3:30AM | Sun, 20 June 2004

(A few other artists here have posted anaglyphs.) They all start with two pictures, made parallel but separated about 2 1/2 inches apart, just like as seen by two eyes. I am making mine free held but there are tripod adapters, conversion lenses, and stereo cameras that yield really proper alignments and I plan to get some of that. Try not to rotate the frame or change the forward angle when making free shots, we don't try to use paralax, and keystoning of the image, or anything moving to a new position between shots including moving water, tend to simply mess up the illusion. However, you can control or exaggerate the depth effect by varying the distance (but too large a variation is bad), and for macros it is safer to slightly decrease, for telephoto shots to slightly increase, distance between the shots.

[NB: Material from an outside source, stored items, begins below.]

# tahmidawal/Superresolution_for_PDEs

Measured on AMD Instinct MI355X. Metric: 20->40 SR training samples/sec at batch 1024 per GPU (fwd+MSE bwd+clip+AdamW), higher is better.
Workload: dtype f32 (h3: fp32 products from power-of-two-scaled 2-piece fp16 splits on fp16 MFMA, fp32 accumulate); 1 GPU; UNet 20->40 train step, fp32, batch 1024/GPU, 40x40; global_batch=1024, per_gpu_batch=1024, hw=40x40, parallelism=dp1

## Files before the change

include/srpde.h:

```cpp
#ifndef SRPDE_H_
#define SRPDE_H_

#include <stddef.h>

#ifdef __cplusplus
extern "C" {
#endif

typedef struct ihipStream_t* hipStream_t;

#define SRPDE_ABI_VERSION 17

#define SRPDE_FAM_NO_H5 2
#define SRPDE_FAM_NO_H4 4
#define SRPDE_FAM_NO_H3R 8

const char* srpde_last_error(void);
const char* srpde_last_kernel(void);
int srpde_version(void);

int srpde_pack_conv_weights(const float* w, float* wfwd, float* wdgrad, int cout, int cin, int cin_real,
                            int ksize, hipStream_t stream);
int srpde_conv_fwd(const float* x0, int c0, int ldx0, const float* x1, int c1, int ldx1, const float* wpack,
                   const float* bias, float* y, int ldy, int n, int h, int w, int cout, int ksize, int dil,
                   int sign, int accumulate, float* stats, const float* ep_mean, const float* ep_invstd,
                   const float* ep_gamma, const float* ep_beta, unsigned* ep_amax, void* workspace,
                   size_t ws_bytes, hipStream_t stream);
size_t srpde_conv_fwd_workspace_size(int cout);
size_t srpde_conv_stats_blocks(int n, int h, int w, int cout);
int srpde_conv_stats_rows_per_block(int cout);
size_t srpde_conv_wgrad_workspace_size(int n, int h, int w, int cout, int cin, int ksize);
int srpde_conv_wgrad(const float* dy, int lddy, const float* x0, int c0, int ldx0, const float* x1, int c1,
                     int ldx1, float* dw, int cin_real, int accumulate, int n, int h, int w, int cout, int ksize,
                     int dil, void* workspace, size_t ws_bytes, hipStream_t stream);
int srpde_conv_wgrad_bnb(const float* da, int ldda, const float* y, int ldy, const float* mean, const float* invstd,
                         const float* gamma, const float* beta, const float* m1, const float* m2, int flags,
                         const float* x0, int c0, int ldx0, float* dw, int cin_real, int accumulate, int n, int h,
                         int w, int cout, int ksize, int dil, void* workspace, size_t ws_bytes, hipStream_t stream);
int srpde_conv_h3_supported(int c0, int c1, int cout, int w, int dil, int ksize);
int srpde_conv_h3_stats_rows(void);
int srpde_conv_h3_stats_rows_for(int c0, int c1, int cout, int h, int w, int dil, int flags);
int srpde_split_weights_h3(const float* w, void* planes, int* wexp, int rows, int K, hipStream_t stream);
int srpde_absmax(const float* x, int ldx, int c, long long P, unsigned* amax, hipStream_t stream);
int srpde_prepare_weights_h3(const long long* desc, int nlayers, int total_rows, hipStream_t stream);
// ... 110 lines not shown
                                 const float* stats, int E, int S, int tile, float* x, hipStream_t stream);
int srpde_cascade_stitch_denorm(const float* y, const float* stats, int E, int S, int tile, double* u_next,
                                hipStream_t stream);
size_t srpde_field_metrics_workspace_size(int E, int n);
int srpde_field_metrics(const void* pred, int pred_is_f32, const double* gt, int E, int n, double* out,
                        void* workspace, size_t ws_bytes, hipStream_t stream);

int srpde_tiled_tiles_per_side(int S, int tile, int stride);
size_t srpde_tiled_level_stats_workspace_size(int E, int S);
int srpde_tiled_level_stats(const double* u_cur, const double* f_next, const double* theta_next, int E, int S,
                            float* stats, int* theta_const, void* workspace, size_t ws_bytes, hipStream_t stream);
int srpde_tiled_assemble(const double* u_cur, const double* f_next, const double* theta_next, const float* stats,
                         int E, int S, int tile, int stride, float* x, hipStream_t stream);
int srpde_tiled_blend_denorm(const float* y, const float* stats, int E, int S, int tile, int stride, int window,
                             double* u_next, hipStream_t stream);

int srpde_resize_bicubic_ac(const float* x, float* out, int planes, int h, int w, int ho, int wo,
                            hipStream_t stream);

int srpde_upsample_bilinear_fwd(const float* x, int ldx, float* out, int ldo, int n, int h, int w, int ho, int wo,
                                int c, hipStream_t stream);
int srpde_upsample_bilinear_bwd(const float* dout, int lddo, float* dx, int lddx, int n, int h, int w, int ho,
                                int wo, int c, int accumulate, hipStream_t stream);
int srpde_upsample_bilinear_gate_fwd(const float* x, int ldx, float* out, int ldo, int n, int h, int w, int ho,
                                      int wo, int c, const float* wg, const float* bg, float* sa, hipStream_t stream);
size_t srpde_upsample_gate_sa_workspace_size(int n, int h, int w);
int srpde_upsample_gate_sa(const float* x, int ldx, int n, int h, int w, int ho, int wo, int c, const float* wg,
                           const float* bg, float* sa, void* workspace, size_t ws_bytes, hipStream_t stream);
int srpde_conv_head_eval_supported(int w);
int srpde_conv_head_eval(const float* z, int ldz, const unsigned* amax_z, const void* wsplit, const int* wexp,
                         const float* bias, const float* bn_mean, const float* bn_invstd, const float* bn_gamma,
                         const float* bn_beta, const float* wf, const float* bf, const float* xin, int xin_c, int n,
                         int h, int w, float* out, hipStream_t stream);
int srpde_att_apply_fwd(const float* x, int ldx, int n, int hw, int c, const float* ca, const float* sa, float* out,
                        int ldo, hipStream_t stream);
int srpde_upsample_bilinear_bwd_gated(const float* dout, int lddo, const float* dsa, const float* wg, float* dx,
                                      int lddx, int n, int h, int w, int ho, int wo, int c, int accumulate,
                                      hipStream_t stream);
int srpde_gating_bn_reduce_blocks(long long P, int C);
int srpde_gating_bn_reduce(const float* dsa, const float* wg, float* dg, int lddg, const float* y, int ldy,
                           const float* mean, const float* invstd, const float* gamma, const float* beta, long long P,
                           int C, int flags, void* part, float* da_max, hipStream_t stream);
int srpde_upsample_bwd_bn_supported(int h, int w, int ho, int wo, int c, int lddo, int lddx);
int srpde_upsample_bilinear_bwd_gated_bn(const float* dout, int lddo, const float* dsa, const float* wg, float* dx,
                                         int lddx, int n, int h, int w, int ho, int wo, int c, const float* y, int ldy,
                                         const float* mean, const float* invstd, const float* gamma,
                                         const float* beta, int flags, void* part, float* da_max,
                                         hipStream_t stream);

int srpde_att_fwd(const float* x, int ldx, const float* g, int ldg, int n, int hw, int c, int gc, const float* w1,
                  const float* b1, const float* w2, const float* b2, const float* wg, const float* bg, float* m,
                  float* hbuf, float* ca, float* sa, float* out, int ldo, hipStream_t stream);
int srpde_att_channel_fwd(const float* x, int ldx, int n, int hw, int c, const float* w1, const float* b1,
                          const float* w2, const float* b2, float* m, float* hbuf, float* ca, hipStream_t stream);
int srpde_att_gate_fwd(const float* x, int ldx, const float* g, int ldg, int n, int hw, int c, int gc,
                       const float* ca, const float* wg, const float* bg, float* sa, float* out, int ldo,
                       hipStream_t stream);
size_t srpde_att_bwd_workspace_size(int n, int hw, int c, int gc);
int srpde_att_bwd(const float* dout, int lddo, const float* x, int ldx, const float* g, int ldg, int n, int hw,
                  int c, int gc, const float* w1, const float* w2, const float* wg, const float* m, const float* hbuf,
                  const float* ca, const float* sa, float* dx, int lddx, int dx_accumulate, float* dg, int lddg,
                  int dg_accumulate, float* dw1, float* db1, float* dw2, float* db2, float* dwg, float* dbg,
                  void* workspace, size_t ws_bytes, hipStream_t stream);
int srpde_att_pool_bn_bwd_blocks(int n, int h, int w, int c);
int srpde_att_pool_bn_bwd(const float* dout, int lddo, const float* ca, const float* sa, const float* dm, const float* a,
                          int lda, const float* dp, int lddp, const float* y, int ldy, const float* mean,
// ... 93 lines not shown
```

superresolution_for_pdes_amd/csrc/bn.hip:

```cpp
#include "bn_reduce.h"

namespace srpde {

struct Chan {
  double n, mean, m2;
};
__device__ __forceinline__ Chan chan_merge(Chan a, Chan b) {
  if (b.n == 0.0) return a;
  if (a.n == 0.0) return b;
  const double n = a.n + b.n, d = b.mean - a.mean;
  Chan r;
  r.n = n;
  r.mean = a.mean + d * (b.n / n);
  r.m2 = a.m2 + b.m2 + d * d * (a.n * b.n / n);
  return r;
}

__device__ __forceinline__ void fin_channel(int c, const float2* __restrict__ stats, int nblk, int nfull,
                                            int rows_per_blk, long long P, int C, double shift, double s1, double s2,
                                            double sm, float* running_mean, float* running_var, float momentum,
                                            float eps, float* __restrict__ mean_out, float* __restrict__ invstd_out,
                                            long long* num_batches_tracked, const float* __restrict__ gamma,
                                            const float* __restrict__ beta, float* __restrict__ scale_out,
                                            float* __restrict__ shift_out, unsigned* amax, float sqrt_pm1) {
// ... 306 lines not shown
      const float4 d = add4(scale4(dsa[p], w), old);
      st4(dg + p * lddg + c, d);
      acc.amax(d);
      acc.add(v, d, relu);
    };
    bn_rows(pb + r0, pe, rs, y, ldy, dg, lddg, c, row);
  }
  bn_bwd_block_combine(red4, threadIdx.x, (int)threadIdx.x < (C >> 2), threadIdx.x, C >> 2, rs, acc,
                       part + (size_t)blockIdx.x * C + c, true, da_max + blockIdx.x);
}

__global__ __launch_bounds__(256) void colsum2_kernel(const float2* __restrict__ part, int nblk, int C,
                                                      float* out0, float* out1, double* keep0, double* keep1) {
  const int c = blockIdx.x;
  __shared__ double a[256], b[256];
  double x = 0.0, yv = 0.0;
  for (int k = threadIdx.x; k < nblk; k += 256) {
    const float2 v = part[(size_t)k * C + c];
    x += v.x; yv += v.y;
  }
  a[threadIdx.x] = x; b[threadIdx.x] = yv;
  __syncthreads();
  for (int s = 128; s > 0; s >>= 1) {
    if ((int)threadIdx.x < s) { a[threadIdx.x] += a[threadIdx.x + s]; b[threadIdx.x] += b[threadIdx.x + s]; }
    __syncthreads();
  }
  if (threadIdx.x == 0) {
    if (out0) out0[c] = (float)a[0];
    if (out1) out1[c] = (float)b[0];
    if (keep0) keep0[c] = a[0];
    if (keep1) keep1[c] = b[0];
  }
}

struct BnBwdDy {
  float4 mu, is, g, b, m1, m2, k;
  __device__ __forceinline__ float dy1(float v, float mu1, float is1, float g1, float b1, float d, int relu, float a1,
                                       float a2, float k1) const {
    float xh;
    const float dz = bn_relu_mask(v, mu1, is1, g1, b1, d, relu, &xh);
    return (dz - a1 - xh * a2) * k1;
  }
  __device__ __forceinline__ float4 dy4(const float4& v, const float4& d, int relu) const {
    return make_float4(dy1(v.x, mu.x, is.x, g.x, b.x, d.x, relu, m1.x, m2.x, k.x),
                       dy1(v.y, mu.y, is.y, g.y, b.y, d.y, relu, m1.y, m2.y, k.y),
                       dy1(v.z, mu.z, is.z, g.z, b.z, d.z, relu, m1.z, m2.z, k.z),
                       dy1(v.w, mu.w, is.w, g.w, b.w, d.w, relu, m1.w, m2.w, k.w));
  }
};

__global__ __launch_bounds__(256) void bn_bwd_apply_kernel(const float* __restrict__ y, int ldy,
                                                           const float* __restrict__ da, int ldda,
                                                           const float* __restrict__ mean,
                                                           const float* __restrict__ invstd,
                                                           const float* __restrict__ gamma,
                                                           const float* __restrict__ beta,
                                                           const double* __restrict__ sdz,
                                                           const double* __restrict__ sdzx, long long P, int C,
                                                           int rows_per_blk, int relu, float* __restrict__ dy,
                                                           int lddy, float2* __restrict__ bias_part, unsigned* amax) {
  extern __shared__ float4 red4[];
  float mx = 0.f;
  int c4, r0, rs;
  thread_rc(C, &c4, &r0, &rs);
  const int active = (C >> 2) * rs;
  const int c = c4 * 4;
  float4 sb = zero4();
  if ((int)threadIdx.x < active) {
    const float4 mu = ld4(mean + c);
    const float4 is = ld4(invstd + c);
    const float4 g = ld4(gamma + c);
    const float4 b = ld4(beta + c);
    const double invP = (relu & 2) ? 0.0 : 1.0 / (double)P;
    float4 m1, m2, k;
    m1.x = (float)(sdz[c] * invP); m1.y = (float)(sdz[c + 1] * invP);
    m1.z = (float)(sdz[c + 2] * invP); m1.w = (float)(sdz[c + 3] * invP);
    m2.x = (float)(sdzx[c] * invP); m2.y = (float)(sdzx[c + 1] * invP);
    m2.z = (float)(sdzx[c + 2] * invP); m2.w = (float)(sdzx[c + 3] * invP);
    k.x = g.x * is.x; k.y = g.y * is.y; k.z = g.z * is.z; k.w = g.w * is.w;
    const long long pb = (long long)blockIdx.x * rows_per_blk;
    const long long pe = min(P, pb + rows_per_blk);
    const BnBwdDy f{mu, is, g, b, m1, m2, k};
// ... 639 lines not shown
```

superresolution_for_pdes_amd/csrc/bn_reduce.h:

```cpp
#pragma once
#include "vec4.h"

namespace srpde {

template <bool ALWAYS = false>
__device__ __forceinline__ float bn_relu_mask(float v, float mu, float is, float g, float b, float d, int relu,
                                              float* xhat) {
  const float xh = (v - mu) * is;
  *xhat = xh;
  return ((!ALWAYS && !(relu & 1)) || xh * g + b > 0.f) ? d : 0.f;
}

template <bool ALWAYS>
__device__ __forceinline__ void bn_bwd_add1(float v, float mu, float is, float g, float b, float d, int relu, float& t1,
                                            float& t2) {
  float xh;
  const float dz = bn_relu_mask<ALWAYS>(v, mu, is, g, b, d, relu, &xh);
  t1 += dz;
  t2 += dz * xh;
}

struct BnBwdAcc {
  float4 mu, is, g, b;
  float4 s1 = zero4(), s2 = zero4();
// ... 12 lines not shown
    bn_bwd_add1<ALWAYS>(y.y, mu.y, is.y, g.y, b.y, d.y, relu, s1.y, s2.y);
    bn_bwd_add1<ALWAYS>(y.z, mu.z, is.z, g.z, b.z, d.z, relu, s1.z, s2.z);
    bn_bwd_add1<ALWAYS>(y.w, mu.w, is.w, g.w, b.w, d.w, relu, s1.w, s2.w);
  }
  __device__ __forceinline__ void amax(const float4& d) { dmax = fmaxf(dmax, absmax4(d)); }
};

__device__ __forceinline__ void bn_bwd_store_part(const float4* sums, int C4, int nrows, int q, float2* o) {
  float4 t1 = zero4(), t2 = t1;
  for (int r = 0; r < nrows; ++r) {
    t1 = add4(t1, sums[r * C4 + q]);
    t2 = add4(t2, sums[256 + r * C4 + q]);
  }
  store_part4(o, t1, t2);
}
__device__ __forceinline__ float max4slots(const float* wmx) { return fmaxf(fmaxf(wmx[0], wmx[1]), fmaxf(wmx[2], wmx[3])); }

__device__ __forceinline__ void bn_bwd_block_combine(float4* red4, int tid, bool lead, int q, int C4, int nrows,
                                                     const BnBwdAcc& acc, float2* o, bool want_max, float* da_max) {
  red4[tid] = acc.s1;
  red4[256 + tid] = acc.s2;
  __syncthreads();
  if (lead) bn_bwd_store_part(red4, C4, nrows, q, o);
  if (want_max) {
    const float dmax = wave_max(acc.dmax);
    __syncthreads();
    float* wmx = reinterpret_cast<float*>(red4);
    if ((tid & 63) == 0) wmx[tid >> 6] = dmax;
    __syncthreads();
    if (tid == 0) *da_max = max4slots(wmx);
  }
}

}
```

superresolution_for_pdes_amd/csrc/conv_head.hip:

```cpp
#include "conv_h3.h"

namespace srpde {

struct HeadArgs {
  const float* z; int ldz;
  const unsigned* amax;
  const _Float16* wsp;
  const int* wexp;
  const float* bias;
  const float* mean; const float* invstd; const float* gamma; const float* beta;
  const float* wf; const float* bf;
  const float* xin; int xin_c;
  int N, H, W, P;
  float* out;
};

constexpr int HEAD_BM = 128, HEAD_SR = 160, HEAD_RB = HEAD_BM / 64;
constexpr int HEAD_IT = 4;

__global__ __launch_bounds__(256, 3) void conv_head_eval_kernel(HeadArgs a) {
  extern __shared__ __attribute__((aligned(16))) char lds[];
  const int tid = threadIdx.x, lane = tid & 63, wave = tid >> 6;
  const int l16 = lane & 15, lq = lane >> 4;
  const int W = a.W, HW = a.H * a.W, halo = W + 1, arows = HEAD_BM + 2 * halo;
  const int zrel = arows * HEAD_SR;
  const int m0 = blockIdx.x * HEAD_BM, pix0 = m0 - halo;
  const int ea = h3_exp(*a.amax);
  const float sa = exp2i(ea);

  half8 bh[9], bl[9];
#pragma unroll
  for (int t = 0; t < 9; ++t) {
    const size_t o = (size_t)l16 * 288 + t * 32 + lq * 8;
// ... 191 lines not shown
  float t = 0.f;
#pragma unroll
  for (int i = 0; i < HEAD_RB; ++i)
#pragma unroll
    for (int r = 0; r < 4; ++r) {
      const int px = m0 + wave * (16 * HEAD_RB) + i * 16 + lq * 4 + r;
      if (px < p.P) t += yv[i][r];
    }
  const float mean = chan_sum(t) / (float)cnt;
  t = 0.f;
#pragma unroll
  for (int i = 0; i < HEAD_RB; ++i)
#pragma unroll
    for (int r = 0; r < 4; ++r) {
      const int px = m0 + wave * (16 * HEAD_RB) + i * 16 + lq * 4 + r;
      const float d = yv[i][r] - mean;
      if (px < p.P) t = __builtin_fmaf(d, d, t);
    }
  const float m2 = chan_sum(t);
  if (tid < 16) p.stats[(size_t)blockIdx.x * 16 + tid] = make_float2(mean, m2);
}
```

The cheap software I am using to autogenerate anaglyphs & stereo-pairs is called PokeScope (I don't endorse it I just use it, it's easy to find but I bet there are a number of similar, and once you see the logic you can do this in Photoshop, but PokeScope does let me set crosshairs on a same object in both pictures to pull the alignment up right - and where you place the crosshairs will influence where the center of depth perception will fall, it also can crop all sides to eliminate partials and ghosting. Once I get ahold of a cheap viewer for them I will make more stereo-pairs but, the red/blue glasses are generally cheap and easy to find & use. You can print pairs to fit various including the antique StereoOpticon viewers.) The doubled image is red and blue, but where the two overlap this program is allowing colour to remain, so these anaglyphs do have somewhat colour in them, if the glasses let it through. Stereo-pairs tend to look really awesome, but it is good to keep anaglyphs bright as possible, especially in printed form, since the light is filtered out by the glasses (which is why I tried a PS filter technique and this time it came out nice) (technically, it's good to get the colours right, to match the filters in the glasses.) Awfully condensed I know ! ~ does that help enough?